On Tue, Feb 06, 2018 at 03:44:07PM -0800, Darrick J. Wong wrote:
> On Thu, Feb 01, 2018 at 05:41:55PM +1100, Dave Chinner wrote:
> > Hi folks,
> > 
> > This is a series I posted months ago with the first thinspace
> > filesystem support. There was no comments on any of these patches
> > because all the heat and light got focussed on the growfs API.
> > I'm posting this separately to avoid that problem again....
> 
> ...just in time to collide head-on with the online repair series that I
> am planning to push out for review for 4.17. :)

Yuck. :(

> > Anyway, the core of this change is to make the growfs code much
> > simpler to extend. Most of the code that does structure
> > initialisation is cookie-cutter code and it's whacked into one great
> > big function. This patch set splits it up into separate functions
> > and uses common helper functions where possible. The different
> > structures and their initialisation definitions are now held in a
> > table, so when we add new stuctures or modify existing structures
> > it's a simple and isolate change.
> > 
> > The reworked initialisation code is suitable for moving to libxfs
> > and converting mkfs.xfs to use it for the initial formatting of
> > the filesystem. This will take more work to acheive, so this
> > patch set stops short of moving the code to libxfs.
> 
> Or maybe I'll just pull the patches into my dev tree and move all the
> code to libxfs /now/ since I don't see much difference between growing
> extra limbs and regrowing new body parts.  The "repair" code I've
> written so far chooses to rebuild the entire data structure from other
> parts rather than trying to save an existing structure:
> 
> 1. Lock the AG{I,F,FL} header/inode/whatever we're repairing.
> 2. Gather all the data that would have been in that data structure.
> 3. Make a list of all the blocks with the relevant rmap owner.
> 4. Make a list of all the blocks with the relevant rmap owner that are
>    owned by any other structure.  For example, if we're rebuilding the
>    inobt then we make a list of all the OWN_INOBT blocks, and then we
>    iterate the finobt to make a list of finobt blocks.
> 5. Allocate a new block for the root, if necessary.
> 6. Initialize the data structure.
> 7. Import all the data gathered in step 2.
> 8. Subtract the list made in step 4 from the list made in step 3.  These
>    are all the blocks that were owned by the structure we just rebuilt,
>    so free them.
> 9. Commit transaction, release locks, we're done.
> 
> (Steps 7-8 involve rolling transactions.)
> 
> I think growfs'ing a new AG is basically steps 1, 5, 6, 9, with the only
> twist being that growfs uses a delwri list instead of joining things to
> a transaction. 

Actually, it's a lot more different than just that. It's not
transactional, and we can't use cached buffers (and hence
transactions) because we're writing beyond the current valid end
of the filesystem. i.e. we're initialising all the structures before
we modify the superblock to indicate they are valid. That's also why
all the dirty buffers are gathered on a delwri list rather than in a
transaction context and we don't have to worry about locking...
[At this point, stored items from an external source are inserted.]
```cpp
hipError_t ensure_dynamic_lds(const void* kernel, int device, size_t bytes) {
    static std::mutex mu;
// ... 949 lines not shown
                    }
                    return cf32{(float)(scale * c), (float)(scale * sn)};
                };
                aux[(size_t)n] = root(2 * n * b2 + 2 * n * n, sin_);
                aux[(size_t)(N + n)] = root(2 * n * a2 + a2 * b2 + 2 * n * n + (sine ? 6 * D : 0), sout / L);
            }
            pl->kernel_name = "k_dct_bs32";
        } else {
            return bail("dct / dst: lengths above 8192 need N / 2 (types 2-4), N - 1 (dct type 1) or N + 1 (dst type 1) to be a power of two (at most 8192)");
        }
    } else {
        return bail("unknown plan kind");
    }
    pl->log2e = default_log2e(pl->log2nf);

    hipError_t e = hipSetDevice(device);
    if (e == hipSuccess) e = hipDeviceGetAttribute(&pl->n_cus, hipDeviceAttributeMultiprocessorCount, device);
    if (e == hipSuccess) e = hipStreamCreateWithFlags(&pl->stream, hipStreamNonBlocking);
    if (e == hipSuccess) e = hipEventCreate(&pl->ev0);
    if (e == hipSuccess) e = hipEventCreate(&pl->ev1);
    if (e == hipSuccess) {
        auto tw = is_cqt_family(kind) ? build_two_level_twiddles(pl->log2nf) : build_pass_twiddles(pl->log2nf, pl->log2e);
        if (is_cqt_family(kind) && cqt_split(pl->log2nf)) {
            const auto sub = build_pass_twiddles(10, 4);
            tw.insert(tw.end(), sub.begin(), sub.end());
        }
        if (tw.empty()) tw.push_back(cf32{1.f, 0.f});
        e = upload(&pl->d_tw_pass, tw.data(), tw.size() * sizeof(cf32));
        if (e == hipSuccess && (kind == ZAFX_STFT || kind == ZAFX_MEL || kind == ZAFX_MFCC) && (pl->log2nf == 10 || (ZAFX_STFT_FAT8_TABLES && pl->log2nf == 11 && kind == ZAFX_STFT))) {
            auto tw5 = build_pass_twiddles(pl->log2nf, 5);
            e = upload(&pl->d_tw_r32, tw5.data(), tw5.size() * sizeof(cf32));
        }
    }
    if (e == hipSuccess && (kind == ZAFX_STFT || kind == ZAFX_ISTFT || kind == ZAFX_MEL || kind == ZAFX_MFCC) && pl->log2nf == 11 && pl->prm.precision == ZAFX_PRECISION_F32) {
        const auto sub = build_pass_twiddles(10, 4);
        e = upload(&pl->d_tw_sub, sub.data(), sub.size() * sizeof(cf32));
    }
    if (e == hipSuccess && (kind == ZAFX_STFT || kind == ZAFX_ISTFT || kind == ZAFX_MEL || kind == ZAFX_MFCC) && pl->log2nf == 12 && pl->prm.precision == ZAFX_PRECISION_F32 && pl->bs_log2m == 0) {
        const auto sub = build_pass_twiddles(10, 4);
        e = upload(&pl->d_tw_sub, sub.data(), sub.size() * sizeof(cf32));
        std::vector<cf32> q(4096);
        for (int n = 0; n < 4096; ++n) q[(size_t)n] = unit_root(n, 8192);
        if (e == hipSuccess) e = upload(&pl->d_tw_quad, q.data(), q.size() * sizeof(cf32));
    }
    if (e == hipSuccess && kind == ZAFX_MDCT && pl->log2nf == 11 && pl->prm.precision == ZAFX_PRECISION_F32 && pl->bs_log2m == 0) {
        const auto sub = build_pass_twiddles(9, 3);
        e = upload(&pl->d_tw_sub, sub.data(), sub.size() * sizeof(cf32));
        std::vector<cf32> q(2048);
        for (int n = 0; n < 2048; ++n) q[(size_t)n] = unit_root(n, 2048);
        if (e == hipSuccess) e = upload(&pl->d_tw_quad, q.data(), q.size() * sizeof(cf32));
    }
    if (e == hipSuccess && kind == ZAFX_IMDCT && pl->log2nf == 11 && pl->prm.precision == ZAFX_PRECISION_F32 && pl->bs_log2m == 0) {
        const auto sub = build_pass_twiddles(10, 4);
        e = upload(&pl->d_tw_sub, sub.data(), sub.size() * sizeof(cf32));
        std::vector<cf32> q(2048);
        for (int n = 0; n < 2048; ++n) q[(size_t)n] = unit_root(n, 2048);
        if (e == hipSuccess) e = upload(&pl->d_tw_quad, q.data(), q.size() * sizeof(cf32));
    }
    if (e == hipSuccess && kind == ZAFX_MDCT && pl->log2nf == 10 && pl->prm.precision == ZAFX_PRECISION_F32 && pl->bs_log2m == 0) {
        const auto sub = build_pass_twiddles(9, 3);
        e = upload(&pl->d_tw_sub, sub.data(), sub.size() * sizeof(cf32));
        const int nf = pl->W / 4;
        std::vector<cf32> bt((size_t)nf + nf / 2);
        for (int s = 0; s < 2; ++s)
            for (int q = 0; q < nf / 2; ++q) bt[(size_t)s * (nf / 2) + q] = unit_root(8LL * (2 * q + s) + 1, 8LL * pl->W);
        for (int n = 0; n < nf / 2; ++n) bt[(size_t)nf + n] = unit_root(40LL * n + 1, 32LL * nf);
// ... 55 lines not shown
        } else if (cqt) {
            for (int k = 0; k < pl->W; ++k) tws[(size_t)k] = root(k, pl->W);
        } else {
            for (int k = 0; k <= n / 2; ++k) tws[(size_t)k] = root(k, pl->W);
        }
        if (e == hipSuccess) e = upload(&pl->d_tw64, tw.data(), tw.size() * sizeof(double2));
        if (e == hipSuccess) e = upload(&pl->d_tws64, tws.data(), tws.size() * sizeof(double2));
        pl->kernel_name = kind == ZAFX_STFT ? stft_f64_kernel_name() : kind == ZAFX_ISTFT ? istft_f64_kernel_name()
                          : kind == ZAFX_MDCT ? mdct_f64_kernel_name() : kind == ZAFX_IMDCT ? imdct_f64_kernel_name()
                          : cqt ? cqt_f64_kernel_name() : mel_f64_kernel_name();
        if (pl->bs_log2m > 0)
            pl->kernel_name = kind == ZAFX_ISTFT ? "k_ifft_frames_bs_f64" : kind == ZAFX_MDCT ? "k_mdct_bs_f64"
                              : kind == ZAFX_IMDCT ? "k_imdct_frames_bs_f64" : "k_stft_bs_f64";
    }
    if (e != hipSuccess) {
        zafx_plan_destroy(pl);
        return fail("zafx_plan_create", e);
    }
    *out = pl;
    return 0;
}

int zafx_plan_destroy(zafx_plan* pl) {
    if (!pl) return 0;
    (void)hipSetDevice(pl->device);
    if (pl->stream) (void)hipStreamSynchronize(pl->stream);
    for (int l = 0; l < 2; ++l)
        if (pl->lane_pcm[l]) (void)hipFree(pl->lane_pcm[l]);
    if (pl->d_window) (void)hipFree(pl->d_window);
    if (pl->d_matrix) (void)hipFree(pl->d_matrix);
    if (pl->d_wfold) (void)hipFree(pl->d_wfold);
    if (pl->d_tw_pass) (void)hipFree(pl->d_tw_pass);
    if (pl->d_tw_r32) (void)hipFree(pl->d_tw_r32);
    if (pl->d_tw_quad) (void)hipFree(pl->d_tw_quad);
    if (pl->d_tw_sub) (void)hipFree(pl->d_tw_sub);
    if (pl->d_tw_band) (void)hipFree(pl->d_tw_band);
    if (pl->d_fbw) (void)hipFree(pl->d_fbw);
    if (pl->d_fbw_meta) (void)hipFree(pl->d_fbw_meta);
    if (pl->d_dctw) (void)hipFree(pl->d_dctw);
    if (pl->d_tw_aux) (void)hipFree(pl->d_tw_aux);
    if (pl->d_indptr) (void)hipFree(pl->d_indptr);
    if (pl->d_indices) (void)hipFree(pl->d_indices);
    if (pl->d_values) (void)hipFree(pl->d_values);
    if (pl->d_cqt_waves) (void)hipFree(pl->d_cqt_waves);
    if (pl->d_cqt_addrs) (void)hipFree(pl->d_cqt_addrs);
    if (pl->d_cqt_vals) (void)hipFree(pl->d_cqt_vals);
    if (pl->d_cqt_mm_vals) (void)hipFree(pl->d_cqt_mm_vals);
    if (pl->d_cqt_mm_addr) (void)hipFree(pl->d_cqt_mm_addr);
    if (pl->d_cqt_mm_fin) (void)hipFree(pl->d_cqt_mm_fin);
    if (pl->d_window64) (void)hipFree(pl->d_window64);
    if (pl->d_tw64) (void)hipFree(pl->d_tw64);
    if (pl->d_tws64) (void)hipFree(pl->d_tws64);
    if (pl->d_scratch64) (void)hipFree(pl->d_scratch64);
    if (pl->d_fb64) (void)hipFree(pl->d_fb64);
    if (pl->d_fb64_meta) (void)hipFree(pl->d_fb64_meta);
    if (pl->d_dct64) (void)hipFree(pl->d_dct64);
    if (pl->d_cqt64_tw1) (void)hipFree(pl->d_cqt64_tw1);
    if (pl->d_cqt64_split) (void)hipFree(pl->d_cqt64_split);
    if (pl->d_cqt64_vals) (void)hipFree(pl->d_cqt64_vals);
    if (pl->d_cqt64_meta) (void)hipFree(pl->d_cqt64_meta);
    if (pl->d_cqt64_fin) (void)hipFree(pl->d_cqt64_fin);
    if (pl->d_mel64_stream) (void)hipFree(pl->d_mel64_stream);
    if (pl->d_mel64_fin) (void)hipFree(pl->d_mel64_fin);
    if (pl->d_mel64_dctT) (void)hipFree(pl->d_mel64_dctT);
    if (pl->d_values64) (void)hipFree(pl->d_values64);
    if (pl->d_bhat64) (void)hipFree(pl->d_bhat64);
// ... 838 lines not shown
```

### zaf-python_amd/csrc/zafx_fft.hpp

```cpp
#pragma once

#if defined(ZAFX_HOST_EMU)
#include <cmath>
struct float2 { float x, y; };
static inline float2 make_float2(float x, float y) { float2 r; r.x = x; r.y = y; return r; }
#define ZAFX_HD inline
#else
#include <hip/hip_runtime.h>

#include <type_traits>
#define ZAFX_HD __host__ __device__ __forceinline__
#endif

namespace zafx {

#if defined(__HIP_DEVICE_COMPILE__)
typedef float zafx_v2f __attribute__((ext_vector_type(2)));
__device__ __forceinline__ zafx_v2f to_v2(float2 a) { return __builtin_bit_cast(zafx_v2f, a); }
__device__ __forceinline__ float2 to_f2(zafx_v2f a) { return __builtin_bit_cast(float2, a); }
#define ZAFX_PK 1
#endif
#if defined(ZAFX_PK)
ZAFX_HD float2 cadd(float2 a, float2 b) { return to_f2(to_v2(a) + to_v2(b)); }
ZAFX_HD float2 csub(float2 a, float2 b) { return to_f2(to_v2(a) - to_v2(b)); }
// ... 339 lines not shown
#pragma unroll
            for (int r = 2; r < R; ++r) w[r] = cmul(w[r >> 1], w[r - (r >> 1)]);
#pragma unroll
            for (int r = 1; r < R; ++r) a[r] = cmul(a[r], w[r]);
        }
        Dft<R>::run(a);
        const int base = ((j >> LOG2NS) << (LOG2NS + LR)) + k;
        const int pb = phys_t<C::PS>(base);
#pragma unroll
        for (int r = 0; r < R; ++r) buf[phys_off<NS * R, C::PS>(pb, base, r * NS)] = a[r];
    }
}

#ifndef ZAFX_LDS_SINGLE
#define ZAFX_LDS_SINGLE 1
#endif
ZAFX_HD float2 lds_ld(const float2* p) {
#if ZAFX_LDS_SINGLE && defined(__HIP_DEVICE_COMPILE__)
    typedef __attribute__((address_space(3))) const volatile zafx_v2f lds_v2f;
    return to_f2(*(lds_v2f*)(p));
#else
    return *p;
#endif
}

template <int LOG2N, int LOG2E>
ZAFX_HD void regs_read(float2* v, const float2* buf, int p) {
    using C = FftCfg<LOG2N, LOG2E>;
    const int pp = phys_t<C::PS>(p);
#pragma unroll
    for (int i = 0; i < C::E; ++i) v[i] = buf[phys_off<C::P, C::PS>(pp, p, i * C::P)];
}

}

#if !defined(ZAFX_HOST_EMU) && defined(__HIPCC__)
namespace zafx {

__device__ __forceinline__ __amdgpu_buffer_rsrc_t make_rsrc(const void* base, unsigned bytes) {
    return __builtin_amdgcn_make_buffer_rsrc(const_cast<void*>(base), 0, (int)bytes, 0x00020000);
}
__device__ __forceinline__ float buf_load_f32(__amdgpu_buffer_rsrc_t r, int voff, int soff = 0) {
    return __builtin_bit_cast(float, __builtin_amdgcn_raw_buffer_load_b32(r, voff, soff, 0));
}
__device__ __forceinline__ int buf_load_i32(__amdgpu_buffer_rsrc_t r, int voff, int soff = 0) {
    return __builtin_bit_cast(int, __builtin_amdgcn_raw_buffer_load_b32(r, voff, soff, 0));
}
__device__ __forceinline__ float2 buf_load_f32x2(__amdgpu_buffer_rsrc_t r, int voff, int soff = 0) {
    const auto raw = __builtin_amdgcn_raw_buffer_load_b64(r, voff, soff, 0);
    float2 f;
    __builtin_memcpy(&f, &raw, 8);
    return f;
}

__device__ __forceinline__ float4 buf_load_f32x4(__amdgpu_buffer_rsrc_t r, int voff, int soff = 0) {
    const auto raw = __builtin_amdgcn_raw_buffer_load_b128(r, voff, soff, 0);
    float4 f;
    __builtin_memcpy(&f, &raw, 16);
    return f;
}

typedef float zafx_f32x2 __attribute__((ext_vector_type(2)));
__device__ __forceinline__ void store_stream(float2* p, float2 v) {
    zafx_f32x2 t;
    t.x = v.x;
    t.y = v.y;
// ... 235 lines not shown
```

### zaf-python_amd/csrc/zafx_internal.hpp

```cpp
#pragma once
#include <hip/hip_runtime.h>

#include <cstdint>
#include <atomic>
#include <string>
#include <type_traits>
#include <vector>

#include "../../include/zafx.h"
#include "zafx_twiddle.hpp"

namespace zafx {

constexpr int kMaxLdsBytes = 160 * 1024;
#ifndef ZAFX_CQT_SPLIT
#define ZAFX_CQT_SPLIT 1
#endif
constexpr bool cqt_double(int log2n) { return log2n == 15; }
constexpr int kCqtDoubleMaxBin = 8191;
constexpr bool cqt_split(int log2n) { return ZAFX_CQT_SPLIT && (log2n == 14 || log2n == 15); }
constexpr int kCqtRegion = 1090;
constexpr int cqt_slots(int log2n) { return cqt_split(log2n) ? 16 * kCqtRegion : (1 << log2n) + ((1 << log2n) >> 4) + 1; }
constexpr int cqt_slot14(int k) { return (k & 15) * kCqtRegion + (k >> 4) + (k >> 8); }
constexpr int cqt_slot(int log2n, int k) {
// ... 98 lines not shown
    int2* d_mel64_fin = nullptr;
    double* d_mel64_dctT = nullptr;
    int mel64_steps = 0, mel64_slots = 0, mel64_max_parts = 0, mel64_cpitch = 0, mel64_dct_half = 0;
    bool mel64_ok = false;
    double2* d_values64 = nullptr;
    double2* d_cqt64_tw1 = nullptr;
    int* d_cqt64_split = nullptr;
    double* d_cqt64_vals = nullptr;
    int* d_cqt64_meta = nullptr;
    int2* d_cqt64_fin = nullptr;
    int cqt64_kc2 = 0, cqt64_cols = 0, cqt64_steps = 0, cqt64_slots = 0, cqt64_max_parts = 0, cqt64_klo = 511;
    bool cqt64_ok = false, cqt64_dirty = true, cqt64_real = false;
    int bs_log2m = 0;
    void* d_pcm_float = nullptr;
    size_t pcm_float_bytes = 0;
    void* d_ragged = nullptr;
    size_t ragged_bytes = 0;
    void* h_ragged = nullptr;
    size_t ragged_host_bytes = 0;
    hipEvent_t rg_ev = nullptr;
    int dct_half = 0;
    long long dct_den2 = 0;
    float2* d_bs_chirp = nullptr;
    float2* d_bs_bhat = nullptr;
    double2* d_bhat64 = nullptr;
    std::vector<double2> h_values64;
    int cqt_k_lo = 0, cqt_k_hi = -1, cqt_k_special = 0;
    bool cqt_dirty = true;

    std::vector<float> h_window, h_fb, h_dct, h_matrix;
    std::vector<int32_t> h_indptr, h_indices;
    std::vector<zafx::cf32> h_values;

    std::string kernel_name;
    mutable std::atomic<const char*> ran{nullptr};
};
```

> For this to work there needs to be separate functions to
> initialize a block and to deal with writing the xfs_buf to disk; I think
> I see this happening in the patchset, but tbh I suck at reading diff. :)

Yeah, there are separate functions to initialise the different
structures, but common code controls the delwri list addition and
writeback.

> > There are also mods to the secondary superblock update algorithm
> > which make it more resilient in the face of writeback failures. We
> > use a two pass update now - the main growfs loop now initialised
> > secondary superblocks with sb_inprogess = 1 to indicate it is not
> > in a valid state before we make any modifications, then after teh
> > transactional grow we do a second pass to set sb_inprogess = 0 and
> > mark them valid.
> > 
> > This means that if we fail to write any secondary superblock, repair
> > is not going to get confused by partial grow state. If we crash
> > during the initial write, nothing has changed in the primary
> > superblock. If we crash after the primary sb grow, then we'll know
> > exactly what secondary superblocks did not get updated because
> > they'll be the ones with sb_inprogress = 1 in them. Hence the
> > recovery process becomes much easier as the parts of the fs that
> > need updating are obvious....
> 
> I assume there will eventually be some kind of code to detect
> sb_inprogress==1 and fix it as soon as we try to write an AG?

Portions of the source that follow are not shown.